When staking time comes in the garden, the branches are examined to match the right thickness and twig structure to each particular use. Some pruning can be done to make “y” joints to support plant stems, while dense twigging would be left in place to create a fan effect for supporting a plant that might have a floppy habit. The best example of this would be with a plant like Geranium Johnson’s Blue. This geranium can be magnificent in the garden, but it can also be very sloppy as it matures, and a heavy dew or light rain can make it look awful as it grows. But if you support the geranium’s structure just before flowering, a heavily twigged beech branch, set so only 12 to 15 inches is above ground, will simply disappear in the geranium foliage, leaving a plant that appears to be upright and floating in air.

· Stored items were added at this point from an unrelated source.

-__global__ void k_heap_list(int n_list, const uint8_t *__restrict__ replay, int32_t *__restrict__ out, int32_t *__restrict__ counters)
-{
-	const int li = blockIdx.x * blockDim.x + threadIdx.x;
-	if (li >= n_list) return;
-	if (replay[li] == 1) out[atomicAdd(&counters[0], 1)] = li;
-	else if (replay[li] == 2) atomicAdd(&counters[2], 1);
-}
+#define SO_LISTS 256
+#define SO_WARP_MAX 256
+#define SO_CTA_MAX 2048
+#define SO_BIG_TILE 8192
+#define SO_BIG_NT 512
+
+template <int NT, int TILE>
+struct SoSmem { uint64_t k[TILE]; uint32_t v[TILE]; int32_t first[SO_LISTS], m[SO_LISTS], w[2 * NT + 1], n_lists; };
+
+struct SoArgs {
+	FragTab ft; const int32_t *list; const mm128 *mv; const int32_t *m_n; const uint64_t *m_val; const int32_t *m_aoff; const uint64_t *pos;
+	int max_occ; int64_t flag; const int64_t *aoff; const uint8_t *replay; int32_t *na; mm128 *a; uint32_t *K; int32_t *work;
+};
+
+struct SoFrag {
+	const SoArgs *A; const int32_t *first, *m;
+	int64_t b, ao; int32_t n; int n_mv, qlen, n_lists; bool ranks;
+	__device__ int list_of(uint32_t slot) const {
+		int lo = 0, hi = n_lists - 1;
+		while (lo < hi) { const int mid = (lo + hi + 1) >> 1; if ((uint32_t)first[mid] <= slot) lo = mid; else hi = mid - 1; }
+		return lo;
+	}
+	__device__ uint64_t key(uint32_t slot) const {
+		const int j = list_of(slot), mm = m[j];
+		const uint64_t r = mmg_hit_pos(A->pos, A->m_n[b + mm], A->m_val[b + mm], slot - (uint32_t)first[j]);
+		if (ranks) return r;
+		const uint32_t qp = (uint32_t)A->mv[b + mm].y;
+		if (mmg_skip_seed(A->flag, r, qp)) return MMG_NONE;
+		return ((r & 1) != (qp & 1) ? 1ULL << 63 : 0) | r;
+	}
+	__device__ void emit(int32_t k, uint64_t key, uint32_t slot, int32_t first_eq) const {
+		if (ranks) { A->K[ao + slot] = (uint32_t)first_eq; return; }
+		if (key == MMG_NONE) return;
+		const int mm = m[list_of(slot)];
+		A->a[ao + k] = mmg_make_anchor(key & ~(1ULL << 63), A->mv[b + mm], mmg_is_tandem(A->mv + b, n_mv, mm), qlen);
+	}
+	__device__ uint64_t *gk(int i) const { return reinterpret_cast<uint64_t*>(A->work + ao * 8) + (size_t)i * n; }
+	__device__ uint32_t *gv(int i) const { return reinterpret_cast<uint32_t*>(gk(2)) + (size_t)i * n; }
+};
+
+template <int NT, int TILE>
+__device__ __forceinline__ SoFrag so_frag(int t, int li, const SoArgs &A, SoSmem<NT, TILE> &S)
+{
+	const unsigned FULL = 0xffffffffu;
+	SoFrag F;
+	const int f = A.list ? A.list[li] : li;
+	const int64_t e = A.ft.unit_off[A.ft.unit0[f + 1]];
+	F.A = &A, F.first = S.first, F.m = S.m;
+	F.b = A.ft.unit_off[A.ft.unit0[f]], F.ao = A.aoff[li], F.n = (int32_t)(A.aoff[li + 1] - F.ao);
+	F.n_mv = (int)(e - F.b), F.qlen = A.ft.qlen[f], F.ranks = A.replay[li] == 1;
+	if (t < 32) {
+		int n_lists = 0;
+		for (int i0 = 0; i0 < F.n_mv; i0 += 32) {
+			const int i = i0 + t;
+			const bool kept = i < F.n_mv && A.m_n[F.b + i] > 0 && A.m_n[F.b + i] < A.max_occ;
+			const unsigned mk = __ballot_sync(FULL, kept);
+			if (kept) { const int j = n_lists + __popc(mk & ((1u << t) - 1u)); S.first[j] = A.m_aoff[F.b + i], S.m[j] = i; }
+			n_lists += __popc(mk);
+		}
+		if (t == 0) S.n_lists = n_lists, S.w[0] = 0;
+	}
+	if (NT == 32) __syncwarp(); else __syncthreads();
+	F.n_lists = S.n_lists;
+	return F;
+}
+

For straighter garden supports where twigging isn’t necessary, we use the thinnings from the orchard pruning that we do in the winter. Each year we bundle up the 2- to 5-foot cuttings that we take from the apple orchard when we thin the fruit trees. These are stored in a cool outdoor spot, and come May and June we raid the bundles for naturally brown-colored stakes that are strong, upright and will last through the summer even when struck into wet garden soil.

This year we also made 3- to 5-foot trellises from these apple cuttings by taking a bundle of 3- to 5-foot-long straight twigs, and tying the bottom of the bundle. Then we open the bundle up at 8- to 10-inch intervals and tie a lateral branch across, making the tie at each intersection where the vertical meets the lateral. You can use jute, raffia or florist’s wire to make the connection ties. I’ve seen similar “natural” trellises in garden centers for $15 that are made in China. Home-made cost … about 25 cents, and it takes no more than 15 minutes to construct.

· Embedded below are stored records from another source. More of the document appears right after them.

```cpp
#ifdef __cplusplus
extern "C" {
#endif

typedef struct pe_hip_engine pe_hip_engine;

enum pe_hip_status
{
    PE_HIP_OK = 0,
    PE_HIP_ERR_ARG = -1,
    PE_HIP_ERR_NO_DEVICE = -2,
    PE_HIP_ERR_SINGULAR = -3,
    PE_HIP_ERR_NO_CONVERGENCE = -4,
    PE_HIP_ERR_INTERNAL = -5,
    PE_HIP_ERR_INACCURATE = -6
};

enum pe_hip_kind
{
// ... 59 lines not shown
} pe_hip_timings;

typedef struct pe_hip_info
{
    int rows, n_nodes, n_branches, batch;
    int nnz_a;
    long long nnz_lu;
    long long nnz_lu_stored;
    int n_fronts, max_front, tree_depth, n_row_swaps;
    double factor_flops;
    long long bytes_per_instance;
    int n_r, n_c, n_l, n_v, n_i, n_d;
    int nonlinear;
    int n_parts;
    int n_top_levels;
    int n_wavefronts;
    int lds_bytes;
    long long nnz_lu_stored_top;
    int n_wave_fronts;
    int n_quad_fronts;
    long long nnz_lu_stored_quad;
    int mid_top_limit, ew_grid, quad_lds_pad;
} pe_hip_info;

typedef struct pe_hip_run_stats
{
    long long steps;
    long long newton_iters;
    double gpu_ms;
    int n_launches;
    int n_failed;
    double dominant_ms;
    int dominant_launches;
} pe_hip_run_stats;

int pe_hip_device_count(void);
int pe_hip_create(int device, pe_hip_engine** out);
void pe_hip_destroy(pe_hip_engine* h);
const char* pe_hip_last_error(pe_hip_engine* h);

int pe_hip_solve_csr_real(pe_hip_engine* h, int n, int nnz, const int* row_ptr, const int* col_ind, const double* values,
                          const double* b, double* x, int copy_pattern, pe_hip_timings* out);

int pe_hip_solve_csr_complex(pe_hip_engine* h, int n, int nnz, const int* row_ptr, const int* col_ind, const double* values_re_im,
                             const double* b_re_im, double* x_re_im, int copy_pattern, pe_hip_timings* out);

const char* pe_hip_build_id(void);

int pe_hip_load_circuit(pe_hip_engine* h, int n_nodes, int n_branches, int batch, int n_tables, const pe_hip_device_table* tables);
int pe_hip_set_options(pe_hip_engine* h, const pe_hip_options* opt);
int pe_hip_get_info(pe_hip_engine* h, pe_hip_info* out);
int pe_hip_get_front_table(pe_hip_engine* h, int which, int capacity, int* pivots, int* updates, int* parent, int* kind, int* quad, int* mode,
                           int* n_children, int* n_own, int* n_fronts);

int pe_hip_set_knob(pe_hip_engine* h, const char* name, int value);
int pe_hip_get_knob(pe_hip_engine* h, const char* name, int* value, int* is_set);

int pe_hip_set_digital_drives(pe_hip_engine* h, int count, const int* node, const double* volt);

#define PE_HIP_OVERLAY_STEP 0
#define PE_HIP_OVERLAY_ITERATE 1
#define PE_HIP_OVERLAY_CONVERGED 2
#define PE_HIP_OVERLAY_VETO 100
#define PE_HIP_OVERLAY_AC 3
#define PE_HIP_OVERLAY_INSTANCE 4
typedef int (*pe_hip_overlay_fn)(void* user, int event, int mode, double t, double dt, const double* x, double* a_values, double* b_values);
int pe_hip_set_overlay(pe_hip_engine* h, int n_cells, const int* rows, const int* cols, const double* representative, int n_rhs, const int* rhs_rows,
                       int nonlinear, pe_hip_overlay_fn fn, void* user);

int pe_hip_update_param(pe_hip_engine* h, int kind, int index, int column, const double* values, int batched);

int pe_hip_set_time(pe_hip_engine* h, double t, double last_step);
int pe_hip_reset(pe_hip_engine* h);

int pe_hip_analyze_dc(pe_hip_engine* h, int mode, pe_hip_run_stats* stats);
int pe_hip_analyze_tr(pe_hip_engine* h, double dt, int nsteps, pe_hip_run_stats* stats);

typedef struct pe_hip_tr_control {
    double dt_init;
    double dt_min, dt_max;
    double lte_reltol, lte_abstol_v, lte_abstol_i;
    double trtol;
    long long max_steps;
    int source_breakpoints;
    int n_breakpoints; const double* breakpoints;
} pe_hip_tr_control;
typedef struct pe_hip_tr_adaptive_stats {
    long long n_accepted, n_rejected_lte, n_rejected_newton, n_at_dt_min;
    long long newton_iters_rejected;
    int n_analyses;
    double dt_smallest, dt_largest, t_end;
    pe_hip_run_stats run;
} pe_hip_tr_adaptive_stats;
int pe_hip_analyze_tr_adaptive(pe_hip_engine* h, double t_stop, const pe_hip_tr_control* c, pe_hip_tr_adaptive_stats* stats);
int pe_hip_get_tr_step_log(pe_hip_engine* h, long long first, int capacity, double* dt, int* outcome, long long* n_total);

int pe_hip_checkpoint_size(pe_hip_engine* h, size_t* bytes);
int pe_hip_checkpoint_save(pe_hip_engine* h, void* buffer, size_t capacity);
int pe_hip_checkpoint_load(pe_hip_engine* h, const void* buffer, size_t size);

int pe_hip_analyze_ac(pe_hip_engine* h, double omega, pe_hip_run_stats* stats);
int pe_hip_get_solution_ac(pe_hip_engine* h, int first_instance, int count, double* re, double* im);

typedef struct pe_hip_ac_sweep_stats {
    int n_points;
    int n_passes;
// ... 131 lines not shown
```

### phy-engine_amd/csrc/pe_device.hpp

```cpp
#pragma once
#include <cstddef>
#include <cstdint>

#include "pe_symbolic.hpp"

namespace pe
{
    enum : int
    {
        DV_ONE = 0,
        DV_GMIN = 1,
        DV_FIXED = 2
    };
    enum : int
    {
        PE_PROF = 96
    };

    enum : int
    {
        DP_IS_EFF = 0,
        DP_ISR_EFF,
        DP_UTE,
        DP_UTER,
// ... 101 lines not shown
        long long const *f_lptr, *f_uptr, *f_sptr;
        int const *row_src, *col_src;
        int const* row_dst{};
        unsigned char const* row_dyn{};
        int const *wave_ptr, *wave_list, *coop_ptr, *coop_list, *top_ptr, *top_list;
        int n_parts, n_top_levels, n_waves;
        int top_cnt[64];
        int top_wide[64]{};
        int lds_top_doubles{};
        int lds_mid_doubles{};
        int mid_top_limit{512}, ew_grid{}, quad_lds_pad{};
        int top_run_any_class{};
        int const* f_need{};
        int* active;
        int* flags;
        int high_occupancy;
        int keep_l21;
        int wave_m, wave_p, max_m, max_p;
        int lds_slot;
        int lds_sslot;
        int lds_bstack_off{};
        int const *f_wstack{}, *f_wpar{};
        int lds_wave_stage{}, lds_coop_stage{};
        int lds_top_stage{};
        int lds_solve_top_doubles{};
        int lds_doubles;
        int lds_solve_doubles;
        int lds_sslot_b{}, lds_bstack_off_b{}, lds_wave_stage_b{}, lds_solve_b_doubles{};
        int quad{};
        int const *q_prog{}, *q_lists{};
        unsigned char const* q_lane{};
        int const* q_bprog{};
        int quad_back{};
        int const *q2_prog{}, *q2_lists{};
        unsigned char const* q2_lane{};
        int n_mid{};
        int const* f_quad{};
        int const* f_kind{};
        long long q_zero_off{};
        int q_lds_stride{};
        int const* q_list{};
        int n_quads{};
        int probe_armed{};
        double v_abstol, v_reltol, i_abstol, i_reltol;
        int max_newton;
        int const *csr_rp, *csr_ci, *slot_e;
        double* xsave;
        double* rres;
        double* eta_acc;
        double residual_tol;
    };
    static_assert(offsetof(DevView, v_abstol) == offsetof(DevView, probe_armed) + sizeof(int), "probe_armed must fill the padding before v_abstol");

    struct ProbedView : DevView
    {
        ProbeView pr{};
    };
}
```

### phy-engine_amd/csrc/pe_engine.cpp

```cpp
#include "pe_engine_internal.hpp"

using namespace pe_eng;

namespace pe_eng PE_ENG_HIDDEN
{
    thread_local std::string g_create_error;

    int fail(pe_hip_engine* h, int code, std::string msg)
    {
        h->err = std::move(msg);
        return code;
    }

    double r_open_of(pe_hip_engine const* h) { return h->opt.r_open > 0.0 ? h->opt.r_open : 1e12; }

    void apply_options(pe_hip_engine* h, pe::DevView& V)
    {
        auto const& o = h->opt;
        V.v_abstol = o.v_abstol > 0.0 ? o.v_abstol : 1e-6;
        V.v_reltol = o.v_reltol > 0.0 ? o.v_reltol : 1e-3;
        V.i_abstol = o.i_abstol > 0.0 ? o.i_abstol : 1e-12;
        V.i_reltol = o.i_reltol > 0.0 ? o.i_reltol : V.v_reltol;
        V.max_newton = o.max_newton > 0 ? o.max_newton : 64;
        V.keep_l21 = (o.refactor_every_solve || V.nonlinear) ? 0 : 1;
// ... 376 lines not shown
        h->loaded = false;
    h->overlay = std::move(next);
    h->overlay_fn = fn;
    h->overlay_user = user;
    return PE_HIP_OK;
}

int pe_hip_set_digital_drives(pe_hip_engine* h, int count, const int* node, const double* volt)
{
    if(!h || count < 0 || (count > 0 && (!node || !volt))) return PE_HIP_ERR_ARG;
    ++h->param_epoch;
    if(h->loaded)
    {
        bool same = count == h->hc.n_drives;
        for(int k = 0; k < count && same; ++k) same = (node[k] == 0 ? -1 : node[k] - 1) == h->hc.drv_node[k];
        if(same)
        {
            HIPCHK(h, hipSetDevice(h->device));
            for(int k = 0; k < count; ++k)
            {
                std::vector<double> col(h->hc.batch, volt[k]);
                HIPCHK(h, hipMemcpy2D(h->V.dv + h->hc.dv_drv + k, h->hc.dv_len * sizeof(double), col.data(), sizeof(double), sizeof(double),
                                      h->hc.batch, hipMemcpyHostToDevice));
                h->hc.drv_volt[k] = volt[k];
            }
        }
        else
            h->loaded = false;
    }
    h->drv_node.assign(node, node + count);
    h->drv_volt.assign(volt, volt + count);
    return PE_HIP_OK;
}

int pe_hip_load_circuit(pe_hip_engine* h, int n_nodes, int n_branches, int batch, int n_tables, const pe_hip_device_table* tables)
{
    if(!h || (n_tables > 0 && !tables)) return PE_HIP_ERR_ARG;
    HIPCHK(h, hipSetDevice(h->device));
    h->loaded = false;
    h->sym_class = -1;
    h->fact_valid = false;
    h->a_static.clear();
    pe::m2_graphs_clear(h->graphs);
    probe_drop(h);
    tr_adaptive_drop(h);
    h->circ_pool.release();
    h->stats_scratch = nullptr;
    h->stats_doubles = 0;
    h->active_dev.clear();
    h->singular_rematched = false;
    h->sym_dt = 0.0;
    h->careful = false;
    h->n_refined = h->n_rematched = 0;
    h->sym_pool.release();
    ac_sweep_drop(h);
    dc_sweep_drop(h);
    if(h->ac.eng)
    {
        if(h->ac.d_xacc) (void)hipFree(h->ac.d_xacc);
        if(h->ac.d_b0) (void)hipFree(h->ac.d_b0);
        if(h->ac.d_worst) (void)hipFree(h->ac.d_worst);
        pe_hip_destroy(h->ac.eng);
        h->ac = pe_hip_engine::Ac{};
    }
    if(!pe::build_circuit(n_nodes, n_branches, batch, n_tables, tables, static_cast<int>(h->drv_node.size()), h->drv_node.data(),
                          h->drv_volt.data(), h->hc, h->overlay.empty() ? nullptr : &h->overlay))
        return fail(h, PE_HIP_ERR_ARG, "load_circuit: " + h->hc.error);
    return finish_load(h);
}
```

Let’s go back to the very beginning, though. When we talk about supporting plants there are really two issues that have to be considered. The first is the support itself, and then there’s the manner, method and material you use to attach your plant to the support.

Staking and support materials can be made of wood, metal, plastic, fiberglass and combinations of materials. The most common staking material is probably bamboo stakes, which are available as “natural” or dyed green. They begin in 2-foot lengths with a pencil diameter and go up to 6 feet and higher with half-inch diameters. Bamboo is relatively inexpensive, is sturdy for at least one or two gardening seasons, and works well in loose soils. On the downside, bamboo is relatively inflexible, and the ends split and fray easily.

A number of other stakes are available in different types of wood. You can buy half- to 1-inch-square wooden stakes made from hardwoods that can be up to 8 feet tall, and these will last several years. They are more expensive than bamboo, but much stronger. Even stronger and thicker are the “bark on” wooden stakes that can be up to 3 inches in diameter, have a very natural look and are used for heavy staking and even holding up deer fencing.

Fiberglass garden stakes may be an alternative to wood, but they don’t look great and you should handle them with gloves because you can get fiberglass splinters from them. Takiron is a metal stake clad in polyolefin resin that is supposed to imitate the look of green bamboo. The end is pointed to allow for better soil penetration and the top is tapered and rounded. These stakes are available in several diameters in lengths up to 8 feet, can last many years, and are fine for light-duty use, but we’ve found that since they are hollow and not solid it’s not uncommon to have them bend and break when you push them into hard ground or when there’s a good wind while heavy plants are attached. There is a solid metal stake that’s available that is much more sturdy, but these are more expensive and heavier.

There are also numerous other ways to stake plants, from cages to hoops, canes, pyramids, natural and synthetic nettings and more. Some of the larger garden centers carry entire lines of staking materials which they will have on display. Be careful at discount stores, though, as here you’ll find inexpensive staking material but quite often the colors seem to come from someone who has never laid eyes on a green stem or brown twig and they can look ghastly in the garden.